Сеня знал — сейчас отец бледный, с заметно припухшими глазами, но все же красивый, пойдет на кухню умываться. Снимет с себя гимнастерку, тряхнет черными, сединой прохваченными кольцами кудрей. И Сеня, держа наготове полотенце, опять залюбуется его легким, смуглым и мускулистым телом. А какое удовольствие ждет Сеню потом, когда после обеда выйдут они во двор, куда заводит на время обеда Тарас Андреевич свой самосвал, и Сене будет позволено вместе с отцом мыть машину у колодца! Как он будет, становясь на цыпочки и повисая всем телом на ручке ворота, вертеть его, вытаскивая из прохладного колодезного сруба тяжелое ведро, и обегать с ним машину, лезть под огромный самосвал в тень, пахнущую маслом, бензином и резиной. Какое неизъяснимое наслаждение тереть, мыть и скоблить, выкручивать веретье, надраивать до блеска металл и с головой влезать в капот мотора, изнутри которого идет еще теплый бензинный дух, и слышать от отца негромкие приказания: «А ну, дай сюда конец! Подержи тут. А теперь вон ту гаечку подверни… Еще!.. Хорош!..» И ходить до бровей измазюканным, и держать в руках тяжелый разводной ключ. Вот это жизнь!..
Так все было и на этот раз. Они работали с отцом на совесть, хотя Милица Геннадиевна, квартирохозяйка, несколько раз выходила на крыльцо и пыталась усовестить их:
— Тарас Андреевич, ну что вы позволяете мальчику так мараться? Вы только посмотрите, на кого он похож, чумичка какой-то!
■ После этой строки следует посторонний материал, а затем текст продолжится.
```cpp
int itts_world_synthesize(const double* d_f0, const double* d_sp, const double* d_ap,
                          const int64_t* h_f_off, const int64_t* h_y_off, int n_utts, int fs,
                          double frame_period_ms, int fft_size, double preemphasis, float* d_y_f32,
                          double* d_y_f64, void* stream);
int itts_world_synthesize_after(const double* d_f0, const double* d_sp, const double* d_ap,
                                const int64_t* h_f_off, const int64_t* h_y_off, int n_utts, int fs,
                                double frame_period_ms, int fft_size, double preemphasis,
                                float* d_y_f32, double* d_y_f64, void* stream, void* envelope_ready_event,
                                void* aperiodicity_ready_event);

int64_t itts_lstm_state_bytes(int B, int H, int ndir);
int itts_lstm_layer_fwd(const float* d_gin, const float* d_whh, const float* d_h0, const float* d_c0,
                        const int* d_lengths, const int* h_lengths, const int* d_row_off,
                        const int* d_rev_row, int T, int B, int H, int ndir, float* d_y,
                        float* d_gates, float* d_csave, float* d_hn, float* d_cn, void* d_state,
                        void* stream);
int itts_lstm_layer_bwd(const float* d_dy, const float* d_whh, const float* d_c0,
                        const float* d_gates, const float* d_csave, const int* h_lengths,
                        const int* d_row_off, const int* d_rev_row, int T, int B, int H, int ndir,
                        float* d_dg, float* d_dc0, void* d_state, void* stream);

int64_t itts_gru_state_bytes(int B, int H, int ndir);
int itts_gru_layer_fwd(const float* d_gin, const float* d_whh, const float* d_bhh,
                       const float* d_h0, const int* d_lengths, const int* h_lengths,
                       const int* d_row_off, const int* d_rev_row, int T, int B, int H, int ndir,
                       float* d_y, float* d_gates, float* d_hn, void* d_state, void* stream);
int itts_gru_layer_bwd(const float* d_dy, const float* d_whh, const float* d_gates,
                       const float* d_hprev, const int* h_lengths,
                       const int* d_row_off, const int* d_rev_row, int T, int B, int H, int ndir,
                       float* d_dgi, float* d_dgh, float* d_dh0, void* d_state, void* stream);

int itts_gemm_path_counts(int64_t out[8]);

int itts_rnn_path_counts(int64_t out[6]);

#ifdef __cplusplus
}
#endif
#endif
```

Measured before the change: 38.60 million.

## Add native fused feed-forward train step with optional two-range side-stream split

Adds a single native entry point that runs the whole feed-forward training step (forward, fused output MSE, backward GEMMs and slab reductions) in one call. The Python model uses it by default for fused-output models, which replaces many per-layer Python and ctypes launches and batches the final loss and gradient reductions. An optional mode splits the rows into two ranges run on a side stream with a thread-local ring grid size; by default it is off because the auto part count is 1. The cost is a large new code path with its own workspace planning, slab placement offsets, and a cached layer table keyed on buffer pointers.

```diff
diff --git a/idiaptts_amd/csrc/context.h b/idiaptts_amd/csrc/context.h
--- a/idiaptts_amd/csrc/context.h
+++ b/idiaptts_amd/csrc/context.h
@@ -58,6 +58,9 @@
   double2* tw_compact[16] = {nullptr};
   JumpTable* jump = nullptr;
   int64_t* pinned = nullptr;
+  hipStream_t side_stream = nullptr;
+  hipEvent_t side_fork = nullptr, side_join = nullptr;
+  bool side_busy = false;
   std::map<std::tuple<int, int, long long>, FreqtTables> freqt;
 };
 
@@ -75,6 +78,14 @@
 int launch_gemm_f64(const double* A, int64_t lda, const double* B, int64_t ldb, double* C, int64_t ldc,
                     int64_t T, int N, int K, const int* rows, hipStream_t s, bool a_has_slack = true);
 
+struct SideStream {
+  hipStream_t stream = nullptr;
+  hipEvent_t fork = nullptr, join = nullptr;
+  DeviceContext* ctx = nullptr;
+};
+int side_stream_acquire(SideStream* out);
+void side_stream_release(SideStream* s);
+
 int64_t* pinned_slot(DeviceContext* ctx);
 
 int staged_upload(void* d_dst, const void* src, size_t bytes, hipStream_t s);
diff --git a/idiaptts_amd/csrc/context.hip b/idiaptts_amd/csrc/context.hip
--- a/idiaptts_amd/csrc/context.hip
+++ b/idiaptts_amd/csrc/context.hip
@@ -5,6 +5,7 @@
 #include <algorithm>
 #include <atomic>
 #include <cmath>
+#include <condition_variable>
 #include <cstring>
 #include <mutex>
 #include <vector>
@@ -231,6 +232,49 @@
   }
   g_contexts[dev] = ctx;
   return ctx;
+}
+
+static std::mutex g_side_mutex;
+static std::condition_variable g_side_free;
+
+int side_stream_acquire(SideStream* out) {
+  DeviceContext* ctx = get_context();
+  if (!ctx) return ITTS_E_HIP;
+  std::unique_lock<std::mutex> lock(g_side_mutex);
+  g_side_free.wait(lock, [&] { return !ctx->side_busy; });
+  if (!ctx->side_stream) {
+    hipStream_t st = nullptr;
+    hipEvent_t fork = nullptr, join = nullptr;
+    hipError_t e = hipStreamCreateWithFlags(&st, hipStreamNonBlocking);
+    if (e == hipSuccess) e = hipEventCreateWithFlags(&fork, hipEventDisableTiming);
+    if (e == hipSuccess) e = hipEventCreateWithFlags(&join, hipEventDisableTiming);
+    if (e != hipSuccess) {
+      if (join) (void)hipEventDestroy(join);
+      if (fork) (void)hipEventDestroy(fork);
+      if (st) (void)hipStreamDestroy(st);
+      set_error(std::string("side_stream_acquire: could not create the side stream: ") + hipGetErrorString(e));
+      return ITTS_E_HIP;
+    }
+    ctx->side_stream = st;
+    ctx->side_fork = fork;
+    ctx->side_join = join;
+  }
+  ctx->side_busy = true;
+  out->stream = ctx->side_stream;
+  out->fork = ctx->side_fork;
+  out->join = ctx->side_join;
+  out->ctx = ctx;
+  return ITTS_OK;
+}
+
+void side_stream_release(SideStream* s) {
+  if (!s->ctx) return;
+  {
+    std::lock_guard<std::mutex> lock(g_side_mutex);
+    s->ctx->side_busy = false;
+  }
+  s->ctx = nullptr;
+  g_side_free.notify_all();
 }
 
 struct Mat128 {
diff --git a/idiaptts_amd/csrc/nn.hip b/idiaptts_amd/csrc/nn.hip
--- a/idiaptts_amd/csrc/nn.hip
+++ b/idiaptts_amd/csrc/nn.hip
@@ -1,8 +1,10 @@
 #include <algorithm>
 #include <atomic>
 #include <cstdlib>
+#include <vector>
 
 #include "common.h"
+#include "context.h"
 #include "gemm_ring.h"
 #include "gemm_staged.h"
 
@@ -197,6 +199,7 @@
 }
 
 constexpr int kRingGrid = 512;
+static thread_local int t_ring_grid = kRingGrid;
 
 template <bool A_ROW, bool B_ROW>
 static bool ring_ok(const GemmArgs& g, int splitk, int epi) {
@@ -239,7 +242,7 @@
   r.gn = ring_group(r.tiles_n, BNT, g.K, A_ROW && B_ROW);
   const int64_t ntiles = (int64_t)r.tiles_m * r.tiles_n * splitk;
   ITTS_REQUIRE(ntiles < ((int64_t)1 << 31), "too many tiles");
-  const int grid = (int)std::min<int64_t>(kRingGrid, (ntiles + 7) / 8 * 8);
+  const int grid = (int)std::min<int64_t>(t_ring_grid, (ntiles + 7) / 8 * 8);
   if (A_ROW && B_ROW && EPI == ring::EPI_BIAS_ACT && r.gn < r.tiles_n)
     hipLaunchKernelGGL((ring::gemm_ring_kernel<A_ROW, B_ROW, EPI, WM, A_ROW && B_ROW && EPI == ring::EPI_BIAS_ACT, AF>),
                        dim3(grid), dim3(ring::THREADS), 0, s, r);
@@ -274,7 +277,7 @@
   g_gemm_path[0][EPI_X].fetch_add(1, std::memory_order_relaxed);
   const ring::Args rw = ring_args<WM_W>(gw, splitk), rx = ring_args<2>(gx, 1);
   hipLaunchKernelGGL((ring::gemm_ring_pair_kernel<false, false, EPI_STORE, WM_W, true, false, EPI_X, 2, AF_X>),
-                     dim3(kRingGrid), dim3(ring::THREADS), 0, s, rw, rx);
+                     dim3(t_ring_grid), dim3(ring::THREADS), 0, s, rw, rx);
   ITTS_LAUNCH_CHECK();
   return ITTS_OK;
 }
@@ -750,17 +753,18 @@
   return std::max<int64_t>(tiles, kRingGrid) * 8;
 }
 
-extern "C" int itts_linear_fwd_mse(const float* d_x, int64_t ldx, const float* d_w, const float* d_b,
-                                   const float* d_target, int64_t ldt, const uint8_t* d_row_valid,
-                                   double n_valid, float loss_weight, int64_t M, int N, int K,
-                                   float* d_loss, float* d_dz, int64_t lddz, void* d_workspace,
-                                   void* stream) {
-  ITTS_REQUIRE(d_w && d_loss && d_workspace && (M == 0 || (d_x && d_target && d_row_valid && d_dz)),
+static int linear_fwd_mse_impl(const float* d_x, int64_t ldx, const float* d_w, const float* d_b,
+                               const float* d_target, int64_t ldt, const uint8_t* d_row_valid,
+                               double n_valid, float loss_weight, int64_t M, int N, int K,
+                               float* d_loss, float* d_dz, int64_t lddz, void* d_workspace,
+                               void* stream, int* n_partial) {
+  ITTS_REQUIRE(d_w && (d_loss || n_partial) && d_workspace && (M == 0 || (d_x && d_target && d_row_valid && d_dz)),
                "null pointer");
   ITTS_REQUIRE(M >= 0 && N > 0 && K > 0 && ldx >= K && ldt >= N && lddz >= N && n_valid > 0, "bad sizes");
   hipStream_t s = as_stream(stream);
   if (M == 0) {
-    ITTS_HIP_CHECK(hipMemsetAsync(d_loss, 0, 4, s));
+    if (n_partial) *n_partial = 0;
+    else ITTS_HIP_CHECK(hipMemsetAsync(d_loss, 0, 4, s));
     return ITTS_OK;
   }
   ITTS_REQUIRE((ldx % 4 == 0) && aligned16(d_x) && (K % 4 == 0) && aligned16(d_w) && (lddz % 4 == 0) &&
@@ -778,13 +782,26 @@
   int64_t tiles = ((M + BM - 1) / BM) * ((N + 63) / 64);
   int rc;
   if (ring_ok<true, true>(g, 1, EPI_MSE)) {
-    tiles = std::min<int64_t>(kRingGrid, (tiles + 7) / 8 * 8);
+    tiles = std::min<int64_t>(t_ring_grid, (tiles + 7) / 8 * 8);
     rc = launch_ring_wm<true, true, EPI_MSE, 2>(g, 1, s);
   } else {
     rc = launch_gemm_tn<true, true, EPI_MSE, 1, 1>(g, 1, s);
   }
   if (rc) return rc;
+  if (n_partial) {
+    *n_partial = (int)tiles;
+    return ITTS_OK;
+  }
   return launch_mse_final(reinterpret_cast<const double*>(d_workspace), (int)tiles, scale, d_loss, s);
+}
+
+extern "C" int itts_linear_fwd_mse(const float* d_x, int64_t ldx, const float* d_w, const float* d_b,
+                                   const float* d_target, int64_t ldt, const uint8_t* d_row_valid,
+                                   double n_valid, float loss_weight, int64_t M, int N, int K,
+                                   float* d_loss, float* d_dz, int64_t lddz, void* d_workspace,
+                                   void* stream) {
+  return linear_fwd_mse_impl(d_x, ldx, d_w, d_b, d_target, ldt, d_row_valid, n_valid, loss_weight, M, N, K, d_loss,
+                             d_dz, lddz, d_workspace, stream, nullptr);
 }
 
 extern "C" int itts_act_bwd(const float* d_dy, const float* d_y, float* d_dz, int64_t n_elem,
@@ -832,9 +849,21 @@
   return (int64_t)s * ((int64_t)N * K + N) * 4 + (int64_t)kColsumSlices * N * 4 + 8192;
 }
 
-extern "C" int itts_linear_bwd_weight(const float* d_dz, int64_t lddz, const float* d_x,
-                                      int64_t ldx, float* d_dw, float* d_db, int64_t M, int N,
-                                      int K, void* d_workspace, int accumulate, void* stream) {
+struct SlabPlace {
+  int z0, total;
+};
+
+static int bwd_weight_slabs(int64_t M, int N, int K, bool ring, int64_t* kchunk) {
+  const int S = ring ? choose_splitk_ring(M, N, K) : choose_splitk(M, N, K);
+  int64_t kc = (M + S - 1) / S;
+  kc = ((kc + BK - 1) / BK) * BK;
+  *kchunk = kc;
+  return (int)((M + kc - 1) / kc);
+}
+
+static int linear_bwd_weight_impl(const float* d_dz, int64_t lddz, const float* d_x,
+                                  int64_t ldx, float* d_dw, float* d_db, int64_t M, int N,
+                                  int K, void* d_workspace, int accumulate, void* stream, const SlabPlace* place) {
   ITTS_REQUIRE(d_dw && d_workspace && (M == 0 || (d_dz && d_x)), "null pointer");
   ITTS_REQUIRE(M >= 0 && N > 0 && K > 0 && lddz >= N && ldx >= K, "bad sizes");
   hipStream_t s = as_stream(stream);
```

Отец только посмеивался, пряча от Сени немножко виноватые глаза под густыми, загнутыми вверх ресницами. А Сеня-то хорошо знал, на кого он сейчас похож. На настоящего рабочего человека. На человека, занятого серьезным делом. А на кого вот она сама похожа, дурында?! Как заявляется отец, чтобы пообедать, так обрядится она сразу в длинный халат до самой земли, а талию затянет чуть ли не под мышками и похожа делается — тощая, длинная — на урну, что стоит на углу…
И, не глядя на хозяйку, он продолжал возиться у машины, изредка задавая отцу вопросы по специальности:
— Ну как, папа, бобина у тебя больше не отказывала?
— Нет. Порядок.
— Папа, как ты считаешь, «кадиллак» — это хорошая марка?
— Да, классная машина, легковая.
— А какая, ты считаешь, самая лучшая марка на свете? Английская? «Роллс-ройс»?
— Для нас, шоферов, всякая машина имеет одну марку — «ройсь-копайсь», — отшучивался отец.
И Сеня замирал от удовольствия, хотя уже не раз слышал от отца эту шоферскую шутку. «Ройсь-копайсь»! Эх, если бы позволили, он бы целый день сидел за баранкой, хотя бы машина и с места не трогалась. Сидеть, держать баранку, осторожно касаться ногами педалей, взирать на жизнь через ветровое стекло с усиками «дворников», вдыхать запах кожи на сиденье, масла, бензина что может быть лучше этого!
Потом оба с отцом сполоснулись еще раз у колодца, стряхнули воду с рук. И Сеня во всем подражал отцу: сгибом локтя водил по своим стриженым волосам, как отец отодвигает кудри со лба, и так же свирепо фыркал, сплевывая воду, и крякал. Словом, момент был самый подходящий для задуманного еще вчера разговора. Можно было начинать.
— Слушай, папа, а пап?..
Тарас Андреевич, последний раз обойдя самосвал, уже готов был сесть в кабину и занес ногу на ступеньку. Он посмотрел на сына:
— Ну, что тебе?
— Папа, дай мне семь пятьдесят.
— Это как? Без запроса?
— Ну правда, в аккурат…
— Это куда ж тебе? — спросил отец, водя рукой у себя в кармане.
— Мне галстук-самовяз нужно.
— Носи мой, если нужно.
— Твой в косую линеечку, а сейчас надо в крапочку или полоски поперек.